Shōdō Habukawa, accolto da uno scrosciare di applausi, esordisce con un inchino e un “buonasera, vi ringrazio” in italiano che gli aggiudica tutte le simpatie del popolo del Meeting, se ce ne fosse stato ancora bisogno. Inizia poi a raccontare l’esperienza del Meeting tenuto a Tokyo lo scorso autunno che ha visto sei giorni di incontri e dibattiti sul modello del Meeting di Rimini. Nell’occasione Habukawa ha celebrato i venticinque anni di amicizia tra Italia e Giappone e in particolare sua personale con don Luigi Giussani, che il 26 giugno 1987 (il monaco menziona la data precisa) ha visitato il Monte Koya, visita che ha dato il via a quella profonda amicizia. Entrando nello specifico sulla natura dell’uomo come ‘rapporto con l’Infinito’, il monaco giapponese si rifà al fondatore del Buddismo Shingon, Kobo-daishi, che ha insegnato lo stesso concetto, e cioè che ‘l’uomo è rapporto con l’Infinito’: “Vuol dire che ogni singolo fenomeno dell’Universo, anche nel cambiamento delle quattro stagioni primavera, estate, autunno e inverno, possiamo vedere la presenza del Mistero… Nella vita comune c’è un’unica vita”.
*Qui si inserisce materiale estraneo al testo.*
__device__ __forceinline__ void wf_cp_async8(void* smem, const void* gmem) {
  asm volatile("cp.async.ca.shared.global [%0], [%1], 8;" ::"r"((uint32_t)__cvta_generic_to_shared(smem)), "l"(gmem) : "memory");
}

template <bool FAST>
__device__ __forceinline__ uint32_t wf_emit_rows(const uint32_t (&mx0)[WF_VR], const uint32_t (&mx1)[WF_VR], const uint32_t (&mn0)[WF_VR],
                                                 const uint32_t* __restrict__ pc0, const uint32_t* __restrict__ pc1,
                                                 uint32_t* __restrict__ kqp, uint8_t* __restrict__ mgq, unsigned Wp, int nrows, int gy0, int H,
                                                 bool xt, bool inside, uint32_t km2) {
  uint32_t dmin2 = 0xffffffffu;
#pragma unroll
  for (int i = 0; i < WF_VR; i++) {
    if (!FAST && i >= nrows) break;
    const unsigned o = (unsigned)i * Wp;
    if (!FAST && !inside) { kqp[o] = 0u; mgq[o] = 0; continue; }
    const uint32_t t0 = pc0[i * WF_PP] - km2, t1 = pc1[i * WF_PP] - km2;
    uint32_t tn = mn0[i] - km2;
    if (!FAST) {
      const int gy = gy0 + i;
      if (xt || gy < WF_R || gy + WF_R >= H) tn = 0u;
    }
    kqp[o] = __byte_perm(__byte_perm(t0, t1, 0x4420), tn, 0x4210);
    mgq[o] = (uint8_t)(tn >> 16);
    dmin2 = __vminu2(dmin2, mx1[i] + 0x01000100u - mx0[i]);
  }
  return dmin2;
}

template <int CH>
__device__ __forceinline__ void wf_exact(const uint32_t (&mx0)[WF_VR], const uint32_t (&mx1)[WF_VR], int nrows, uint32_t target, int kmin,
                                         const double* s_nrm, unsigned idx0, unsigned W, double& bd, unsigned& bi) {
#pragma unroll
  for (int i = 0; i < WF_VR; i++) {
    if (i >= nrows) break;
    const uint32_t mr = mx1[i] & 0xffffu, mc = CH ? (mx0[i] >> 16) : (mx0[i] & 0xffffu);
    if (mr + 256u - mc == target) {
      const double d = s_nrm[mr - kmin] - s_nrm[mc - kmin];
      if (d < bd) { bd = d; bi = idx0 + (unsigned)i * W; }
    }
  }
}
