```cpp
void launch_pyr_down(const uint8_t* src, int sw, int sh, int sp, size_t s_img, uint8_t* dst, int dw, int dh,
                     int dp, size_t d_img, int nimg, hipStream_t st, int seg_chunks = 0, int32_t* zero = nullptr,
                     int nzero = 0);
void launch_pyr_down2(const uint8_t* src, int sw, int sh, int sp, size_t s_img, uint8_t* bdst, int bw, int bh, int bp,
                      size_t b_img, uint8_t* cdst, int cw, int ch, int cp, size_t c_img, int nimg, hipStream_t st,
                      int seg_chunks = 0, int32_t* zero = nullptr, int nzero = 0, int chunk_rows = 0);
bool launch_bitwise_not(uint8_t* img, int w, int h, int pitch, size_t img_bytes, int nimg, hipStream_t st);
bool launch_stage_gray(const uint8_t* const* d_imgs, int nimg, int w, int h, size_t stride, size_t plane_stride,
                       int format, bool aligned, uint8_t* dst, int pitch, size_t img_bytes, bool invert,
                       hipStream_t st);
int stage_gray_bpp(int format);
void launch_warp(const WarpJob* jobs, int njobs, int max_pixels, hipStream_t st, int32_t* zero = nullptr,
                 int nzero = 0);
struct PatchJob {
    double M[6];
    int64_t out_off;
    int32_t src;
    int32_t pad;
};
struct PatchArgs {
    const PatchJob* jobs;
    int32_t njobs;
    const uint8_t* level0;
    size_t img_stride;
    int32_t sw, sh, sp;
    uint8_t* out;
    size_t row_stride;
    int32_t pw, ph;
    int32_t dword;
    int32_t tiles_x, tiles_y;
};
bool launch_patch_warp(PatchArgs a, hipStream_t st);
enum { kCmpSumI, kCmpSumII, kCmpSumT, kCmpSumTT, kCmpSumIT, kCmpSumAbs, kCmpNOver, kCmpMaxAbs, kCmpX0, kCmpY0, kCmpX1,
       kCmpY1, kCompareFields };
struct CompareAcc {
    uint64_t s[6];
// ... 234 lines not shown
```

### fastest_image_pattern_matching_amd/csrc/fpm_kernels.hip

```cpp
#include <float.h>
#include <stdio.h>
#include <stdlib.h>
#include <limits.h>

#include <map>
#include <mutex>
#include <type_traits>
#include <utility>

#include "../../include/fpm.h"
#include "fpm_kernels.h"
#include "fpm_model.h"
#include "fpm_rrect.h"

static void ensure_lds_attr(const void* fn, size_t bytes) {
    if (bytes <= 65536) return;
    int dev = 0;
    (void)hipGetDevice(&dev);
    static std::mutex mu;
    static std::map<std::pair<int, const void*>, size_t> done;
    std::lock_guard<std::mutex> lock(mu);
    size_t& cur = done[std::make_pair(dev, fn)];
    if (bytes <= cur) return;
    (void)hipFuncSetAttribute(fn, hipFuncAttributeMaxDynamicSharedMemorySize, (int)bytes);
// ... 164 lines not shown
        const uint32_t h2 = __builtin_amdgcn_udot4(PD_K, __builtin_amdgcn_alignbyte(w2, w1, 2), 0, false) + ((w2 >> 16) & 0xff);
        const uint32_t h3 = __builtin_amdgcn_udot4(PD_K, w2, 0, false) + (w3 & 0xff);
        uint2 o;
        o.x = h0 | (h1 << 16);
        o.y = h2 | (h3 << 16);
        *(uint2*)&hs[r][4 * g] = o;
    }
    __syncthreads();
    if (ABL == 3) { if (hs[tid & 63][tid >> 1] == 0x5a5a && tid == 999) dst[0] = 1; return; }
#pragma unroll
    for (int k = 0; k < PD_OH * (PD_OW / 4) / 256; ++k) {
        const int i = tid + 256 * k;
        const int orow = i / (PD_OW / 4), g = i - orow * (PD_OW / 4);
        const int oy = oy0 + orow, ox = ox0 + 4 * g;
        if (oy >= dh || ox >= dw) continue;
        uint32_t acc[4] = {128, 128, 128, 128};
        const int kw[5] = {1, 4, 6, 4, 1};
#pragma unroll
        for (int t = 0; t < 5; ++t) {
            const uint2 q = *(const uint2*)&hs[2 * orow + t][4 * g];
            acc[0] += kw[t] * (q.x & 0xffff); acc[1] += kw[t] * (q.x >> 16);
            acc[2] += kw[t] * (q.y & 0xffff); acc[3] += kw[t] * (q.y >> 16);
        }
        uint8_t* d = dst + (size_t)oy * dp + ox;
        if (ox + 4 <= dw) {
            *(uint32_t*)d = (acc[0] >> 8) | ((acc[1] >> 8) << 8) | ((acc[2] >> 8) << 16) | ((acc[3] >> 8) << 24);
        } else {
            for (int j = 0; j < dw - ox; ++j) d[j] = (uint8_t)(acc[j] >> 8);
        }
    }
}

typedef unsigned short fpm_u16x2 __attribute__((ext_vector_type(2)));
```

Don Stefano Alberto, nel suo intervento si è ricollegato a Ries: “L’uomo diventa religioso per contatto con un evento che gli mostra la trascendenza. Molti nostri contemporanei non hanno trovato il cammino”. Quindi, ricordando l’immagine del Papa al Bundestag dello scorso 22 settembre, all’ ‘homo religiosus’ si presentano due strade: “la chiusura della ragione nei confronti della realtà in un mondo auto-costruito, oppure l’apertura alla totalità del reale fino al riconoscimento del Tu che mi fai”. In mattinata Sua Beatitudine, Chrysostomos II, arcivescovo di Nuova Giustiniana e di tutta Cipro, nell’incontro ‘Libertà religiosa: il principio e le sue conseguenze’, insieme a Salman Shaikh, direttore del Brooking Doha Center e membro del Saban Center per la politica nel Medio Oriente; Franco Frattini, presidente della Fondazione Alcide de Gasperi e il sindaco di Roma Gianni Alemanno, aveva ricordato che: “La vera libertà religiosa è frutto dell’amore di Dio e della battaglia interna nel cuore dell’uomo, chi la conquista è libero su tutti gli altri aspetti della vita…”. Nel suo intervento l’arcivescovo cipriota ha analizzato la drammatica situazione dei cristiani della zona nord dell’isola, che dopo l’occupazione del 1974 hanno subito continue violenze e restrizioni. In questi anni Ankara ha cacciato migliaia di famiglie dalle loro abitazioni e inviato coloni dell’Anatolia ad occupare le terre. Con la proclamazione della Repubblica di Cipro del nord del 1983, lo Stato turco ha tentato di cancellare le tracce della religione cristiana; trasformato più di cinquecento edifici religiosi in musei e moschee, oltre che svenduto gran parte del patrimonio artistico della Chiesa cipriota: “Tutto ciò provoca dolore e sofferenza, soprattutto se accade in Paese membro dell’Unione Europea e delle Nazioni Unite… Quando di spegne un fulcro della cristianità si spegne una luce per tutto l’universo. Il cristianesimo ha il dono di illuminare tutta l’umanità”.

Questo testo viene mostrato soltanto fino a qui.